Pull out each line of the data that includes the word "valid".

──────── Data extract ────────

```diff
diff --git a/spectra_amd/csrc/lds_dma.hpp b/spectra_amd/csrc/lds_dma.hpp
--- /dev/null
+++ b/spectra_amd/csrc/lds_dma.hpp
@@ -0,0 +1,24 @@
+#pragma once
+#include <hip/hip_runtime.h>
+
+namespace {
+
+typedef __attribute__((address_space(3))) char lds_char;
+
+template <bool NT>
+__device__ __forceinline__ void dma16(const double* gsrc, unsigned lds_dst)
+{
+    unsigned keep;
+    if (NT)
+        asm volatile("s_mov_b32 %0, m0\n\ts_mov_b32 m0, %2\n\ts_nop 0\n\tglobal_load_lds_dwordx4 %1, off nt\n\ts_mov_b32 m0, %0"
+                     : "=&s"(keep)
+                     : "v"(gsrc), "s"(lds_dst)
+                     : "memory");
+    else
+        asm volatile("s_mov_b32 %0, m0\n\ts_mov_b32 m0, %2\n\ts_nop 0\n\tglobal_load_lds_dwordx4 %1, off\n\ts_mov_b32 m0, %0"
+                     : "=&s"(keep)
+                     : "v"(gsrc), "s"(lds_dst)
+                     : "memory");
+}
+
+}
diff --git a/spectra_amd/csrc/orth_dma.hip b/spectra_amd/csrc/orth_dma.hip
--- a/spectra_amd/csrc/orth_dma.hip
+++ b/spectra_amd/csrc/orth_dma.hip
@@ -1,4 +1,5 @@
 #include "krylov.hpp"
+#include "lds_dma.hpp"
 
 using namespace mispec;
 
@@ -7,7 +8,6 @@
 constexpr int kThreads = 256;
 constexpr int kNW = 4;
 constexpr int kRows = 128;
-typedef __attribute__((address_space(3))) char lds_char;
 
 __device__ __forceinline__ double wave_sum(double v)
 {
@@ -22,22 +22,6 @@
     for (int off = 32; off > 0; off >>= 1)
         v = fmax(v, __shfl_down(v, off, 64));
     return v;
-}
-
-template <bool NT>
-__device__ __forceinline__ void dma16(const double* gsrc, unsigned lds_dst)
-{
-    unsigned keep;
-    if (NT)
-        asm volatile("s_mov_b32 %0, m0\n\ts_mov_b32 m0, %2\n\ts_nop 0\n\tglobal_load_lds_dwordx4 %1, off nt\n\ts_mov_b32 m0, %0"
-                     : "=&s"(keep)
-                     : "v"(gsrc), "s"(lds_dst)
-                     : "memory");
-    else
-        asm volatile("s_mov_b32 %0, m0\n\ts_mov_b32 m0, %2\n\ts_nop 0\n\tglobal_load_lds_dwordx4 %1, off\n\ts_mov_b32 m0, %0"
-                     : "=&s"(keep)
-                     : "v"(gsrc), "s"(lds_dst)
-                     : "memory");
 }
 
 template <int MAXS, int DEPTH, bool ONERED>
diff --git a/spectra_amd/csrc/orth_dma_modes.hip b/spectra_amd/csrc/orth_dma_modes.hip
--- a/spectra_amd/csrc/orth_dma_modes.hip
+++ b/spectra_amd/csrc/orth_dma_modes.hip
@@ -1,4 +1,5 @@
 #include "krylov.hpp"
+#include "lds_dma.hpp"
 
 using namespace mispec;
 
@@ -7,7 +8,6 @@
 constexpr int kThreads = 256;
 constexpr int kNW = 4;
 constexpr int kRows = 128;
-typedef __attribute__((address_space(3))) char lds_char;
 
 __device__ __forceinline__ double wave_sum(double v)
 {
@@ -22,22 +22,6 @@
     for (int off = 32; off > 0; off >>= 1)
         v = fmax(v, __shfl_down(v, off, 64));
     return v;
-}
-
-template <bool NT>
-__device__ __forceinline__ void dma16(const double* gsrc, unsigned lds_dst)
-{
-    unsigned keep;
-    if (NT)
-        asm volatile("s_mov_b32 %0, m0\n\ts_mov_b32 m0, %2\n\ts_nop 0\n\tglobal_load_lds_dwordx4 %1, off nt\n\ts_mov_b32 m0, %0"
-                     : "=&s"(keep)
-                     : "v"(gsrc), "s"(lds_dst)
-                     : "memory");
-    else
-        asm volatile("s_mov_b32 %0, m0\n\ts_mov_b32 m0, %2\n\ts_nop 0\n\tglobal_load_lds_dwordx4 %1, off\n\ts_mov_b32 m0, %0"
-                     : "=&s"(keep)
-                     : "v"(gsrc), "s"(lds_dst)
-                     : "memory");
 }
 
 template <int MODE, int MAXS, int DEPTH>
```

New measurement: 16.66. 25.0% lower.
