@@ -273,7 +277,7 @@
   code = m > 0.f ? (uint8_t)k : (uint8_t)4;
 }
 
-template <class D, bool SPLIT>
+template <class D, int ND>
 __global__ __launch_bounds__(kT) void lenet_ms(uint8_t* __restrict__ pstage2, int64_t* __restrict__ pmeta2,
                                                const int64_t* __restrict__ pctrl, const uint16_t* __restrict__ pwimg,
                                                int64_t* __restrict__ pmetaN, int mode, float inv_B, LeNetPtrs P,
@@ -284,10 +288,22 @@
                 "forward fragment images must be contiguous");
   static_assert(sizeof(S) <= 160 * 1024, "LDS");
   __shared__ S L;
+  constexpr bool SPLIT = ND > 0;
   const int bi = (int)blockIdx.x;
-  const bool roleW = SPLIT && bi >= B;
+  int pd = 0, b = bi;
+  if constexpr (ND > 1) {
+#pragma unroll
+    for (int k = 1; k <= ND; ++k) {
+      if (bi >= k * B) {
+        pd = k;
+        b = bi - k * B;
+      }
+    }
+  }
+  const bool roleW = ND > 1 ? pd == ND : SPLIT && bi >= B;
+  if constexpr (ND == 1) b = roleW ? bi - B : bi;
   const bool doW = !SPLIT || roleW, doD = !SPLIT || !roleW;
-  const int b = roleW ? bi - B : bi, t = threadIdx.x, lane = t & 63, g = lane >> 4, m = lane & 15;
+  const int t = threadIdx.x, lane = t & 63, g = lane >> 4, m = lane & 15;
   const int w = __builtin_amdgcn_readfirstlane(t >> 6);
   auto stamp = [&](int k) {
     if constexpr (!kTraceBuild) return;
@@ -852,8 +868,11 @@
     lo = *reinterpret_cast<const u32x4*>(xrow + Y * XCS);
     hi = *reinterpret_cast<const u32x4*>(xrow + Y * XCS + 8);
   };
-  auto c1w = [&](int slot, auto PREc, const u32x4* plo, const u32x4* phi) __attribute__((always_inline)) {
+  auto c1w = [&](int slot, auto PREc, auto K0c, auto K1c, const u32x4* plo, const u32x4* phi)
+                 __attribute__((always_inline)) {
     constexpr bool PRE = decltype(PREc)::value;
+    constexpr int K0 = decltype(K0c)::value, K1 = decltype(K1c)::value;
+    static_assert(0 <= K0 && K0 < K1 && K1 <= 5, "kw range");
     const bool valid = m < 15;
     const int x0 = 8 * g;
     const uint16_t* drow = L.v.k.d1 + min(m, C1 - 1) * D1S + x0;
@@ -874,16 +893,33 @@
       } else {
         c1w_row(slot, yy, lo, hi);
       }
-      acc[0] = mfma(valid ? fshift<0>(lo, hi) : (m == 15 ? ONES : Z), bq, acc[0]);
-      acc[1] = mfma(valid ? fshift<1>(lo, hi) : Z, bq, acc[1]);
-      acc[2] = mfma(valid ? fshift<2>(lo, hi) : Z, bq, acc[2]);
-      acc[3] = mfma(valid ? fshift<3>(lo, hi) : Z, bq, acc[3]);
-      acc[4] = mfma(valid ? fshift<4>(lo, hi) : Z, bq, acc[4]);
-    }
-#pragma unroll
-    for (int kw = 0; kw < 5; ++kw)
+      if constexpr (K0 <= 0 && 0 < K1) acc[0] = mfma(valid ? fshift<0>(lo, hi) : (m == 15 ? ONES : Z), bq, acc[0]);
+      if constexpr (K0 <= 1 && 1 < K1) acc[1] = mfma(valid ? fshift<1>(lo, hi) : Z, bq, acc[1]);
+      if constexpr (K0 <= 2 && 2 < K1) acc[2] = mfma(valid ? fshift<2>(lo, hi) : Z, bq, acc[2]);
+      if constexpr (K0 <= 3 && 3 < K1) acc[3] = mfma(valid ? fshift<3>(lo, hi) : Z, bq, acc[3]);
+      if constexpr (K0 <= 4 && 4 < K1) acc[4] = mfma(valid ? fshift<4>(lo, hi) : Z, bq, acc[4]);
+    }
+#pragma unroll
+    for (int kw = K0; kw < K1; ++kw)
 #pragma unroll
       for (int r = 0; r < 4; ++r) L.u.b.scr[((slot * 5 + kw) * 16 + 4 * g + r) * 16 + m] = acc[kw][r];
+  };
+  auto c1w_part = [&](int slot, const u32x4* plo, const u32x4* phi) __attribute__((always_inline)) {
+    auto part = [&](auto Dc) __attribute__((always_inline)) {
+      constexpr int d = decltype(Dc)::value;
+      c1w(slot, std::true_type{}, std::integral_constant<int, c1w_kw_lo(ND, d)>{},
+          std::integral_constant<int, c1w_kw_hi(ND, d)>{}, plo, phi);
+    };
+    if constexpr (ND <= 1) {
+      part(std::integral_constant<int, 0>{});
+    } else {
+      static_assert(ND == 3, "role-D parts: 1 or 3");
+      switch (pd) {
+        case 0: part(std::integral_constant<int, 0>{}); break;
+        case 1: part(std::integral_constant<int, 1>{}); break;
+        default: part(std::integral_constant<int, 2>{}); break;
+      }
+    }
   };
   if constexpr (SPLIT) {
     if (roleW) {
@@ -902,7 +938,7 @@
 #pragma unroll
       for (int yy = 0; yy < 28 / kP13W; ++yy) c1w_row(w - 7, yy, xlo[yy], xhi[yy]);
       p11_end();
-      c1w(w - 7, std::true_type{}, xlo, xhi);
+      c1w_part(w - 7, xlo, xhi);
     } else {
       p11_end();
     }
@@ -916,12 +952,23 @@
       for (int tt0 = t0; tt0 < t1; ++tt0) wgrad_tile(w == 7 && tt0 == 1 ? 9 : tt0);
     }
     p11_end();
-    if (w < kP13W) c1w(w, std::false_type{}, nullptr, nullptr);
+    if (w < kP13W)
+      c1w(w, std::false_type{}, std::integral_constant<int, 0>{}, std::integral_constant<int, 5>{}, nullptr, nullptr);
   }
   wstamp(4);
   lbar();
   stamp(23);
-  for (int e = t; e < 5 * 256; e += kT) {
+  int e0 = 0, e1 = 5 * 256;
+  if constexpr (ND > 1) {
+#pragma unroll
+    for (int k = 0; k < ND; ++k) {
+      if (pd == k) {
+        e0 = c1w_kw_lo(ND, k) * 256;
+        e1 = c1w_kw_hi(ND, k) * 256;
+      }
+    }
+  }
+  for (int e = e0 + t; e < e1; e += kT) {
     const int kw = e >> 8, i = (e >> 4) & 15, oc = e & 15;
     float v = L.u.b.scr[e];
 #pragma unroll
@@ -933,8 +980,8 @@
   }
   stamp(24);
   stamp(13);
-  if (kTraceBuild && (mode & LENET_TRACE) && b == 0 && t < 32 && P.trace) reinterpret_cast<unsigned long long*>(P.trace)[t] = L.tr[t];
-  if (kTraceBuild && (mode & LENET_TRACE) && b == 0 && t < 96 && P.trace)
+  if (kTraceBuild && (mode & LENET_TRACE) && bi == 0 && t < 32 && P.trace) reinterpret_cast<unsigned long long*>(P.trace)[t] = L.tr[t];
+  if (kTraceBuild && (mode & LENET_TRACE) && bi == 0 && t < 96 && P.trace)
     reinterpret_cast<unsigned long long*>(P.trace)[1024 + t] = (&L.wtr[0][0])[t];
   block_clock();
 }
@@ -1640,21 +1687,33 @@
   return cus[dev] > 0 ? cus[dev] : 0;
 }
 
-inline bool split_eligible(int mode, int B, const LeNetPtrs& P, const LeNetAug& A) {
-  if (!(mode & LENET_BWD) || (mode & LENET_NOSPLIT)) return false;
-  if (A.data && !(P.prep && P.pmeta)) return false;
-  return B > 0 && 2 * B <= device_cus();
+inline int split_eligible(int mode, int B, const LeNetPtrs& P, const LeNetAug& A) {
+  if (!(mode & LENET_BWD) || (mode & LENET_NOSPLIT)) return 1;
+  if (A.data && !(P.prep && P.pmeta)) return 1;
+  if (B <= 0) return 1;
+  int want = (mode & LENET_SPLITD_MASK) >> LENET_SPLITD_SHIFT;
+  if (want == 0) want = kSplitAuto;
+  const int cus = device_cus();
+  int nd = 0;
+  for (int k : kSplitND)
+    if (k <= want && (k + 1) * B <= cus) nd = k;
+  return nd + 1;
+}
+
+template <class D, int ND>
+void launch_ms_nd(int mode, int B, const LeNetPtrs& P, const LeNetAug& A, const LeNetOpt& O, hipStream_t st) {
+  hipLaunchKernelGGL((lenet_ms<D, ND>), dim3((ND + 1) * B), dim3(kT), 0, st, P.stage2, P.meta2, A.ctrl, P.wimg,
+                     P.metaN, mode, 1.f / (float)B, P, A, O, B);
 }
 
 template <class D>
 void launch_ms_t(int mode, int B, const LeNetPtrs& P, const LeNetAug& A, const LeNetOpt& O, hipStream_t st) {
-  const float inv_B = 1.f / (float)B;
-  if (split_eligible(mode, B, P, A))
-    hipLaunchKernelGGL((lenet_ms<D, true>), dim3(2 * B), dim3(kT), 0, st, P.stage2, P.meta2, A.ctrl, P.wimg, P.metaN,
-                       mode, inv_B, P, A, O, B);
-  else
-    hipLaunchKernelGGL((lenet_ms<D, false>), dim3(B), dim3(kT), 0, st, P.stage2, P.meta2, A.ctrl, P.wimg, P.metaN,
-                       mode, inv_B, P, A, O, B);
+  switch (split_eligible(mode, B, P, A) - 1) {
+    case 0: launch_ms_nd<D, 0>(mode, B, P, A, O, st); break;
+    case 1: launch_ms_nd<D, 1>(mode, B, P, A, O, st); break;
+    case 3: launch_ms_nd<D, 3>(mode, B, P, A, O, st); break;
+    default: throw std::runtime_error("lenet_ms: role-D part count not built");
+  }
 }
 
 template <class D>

────────

_Expected answer_
     const bool valid = m < 15;
-      acc[0] = mfma(valid ? fshift<0>(lo, hi) : (m == 15 ? ONES : Z), bq, acc[0]);
-      acc[1] = mfma(valid ? fshift<1>(lo, hi) : Z, bq, acc[1]);
-      acc[2] = mfma(valid ? fshift<2>(lo, hi) : Z, bq, acc[2]);
-      acc[3] = mfma(valid ? fshift<3>(lo, hi) : Z, bq, acc[3]);
-      acc[4] = mfma(valid ? fshift<4>(lo, hi) : Z, bq, acc[4]);
+      if constexpr (K0 <= 0 && 0 < K1) acc[0] = mfma(valid ? fshift<0>(lo, hi) : (m == 15 ? ONES : Z), bq, acc[0]);
+      if constexpr (K0 <= 1 && 1 < K1) acc[1] = mfma(valid ? fshift<1>(lo, hi) : Z, bq, acc[1]);
+      if constexpr (K0 <= 2 && 2 < K1) acc[2] = mfma(valid ? fshift<2>(lo, hi) : Z, bq, acc[2]);
+      if constexpr (K0 <= 3 && 3 < K1) acc[3] = mfma(valid ? fshift<3>(lo, hi) : Z, bq, acc[3]);
+      if constexpr (K0 <= 4 && 4 < K1) acc[4] = mfma(valid ? fshift<4>(lo, hi) : Z, bq, acc[4]);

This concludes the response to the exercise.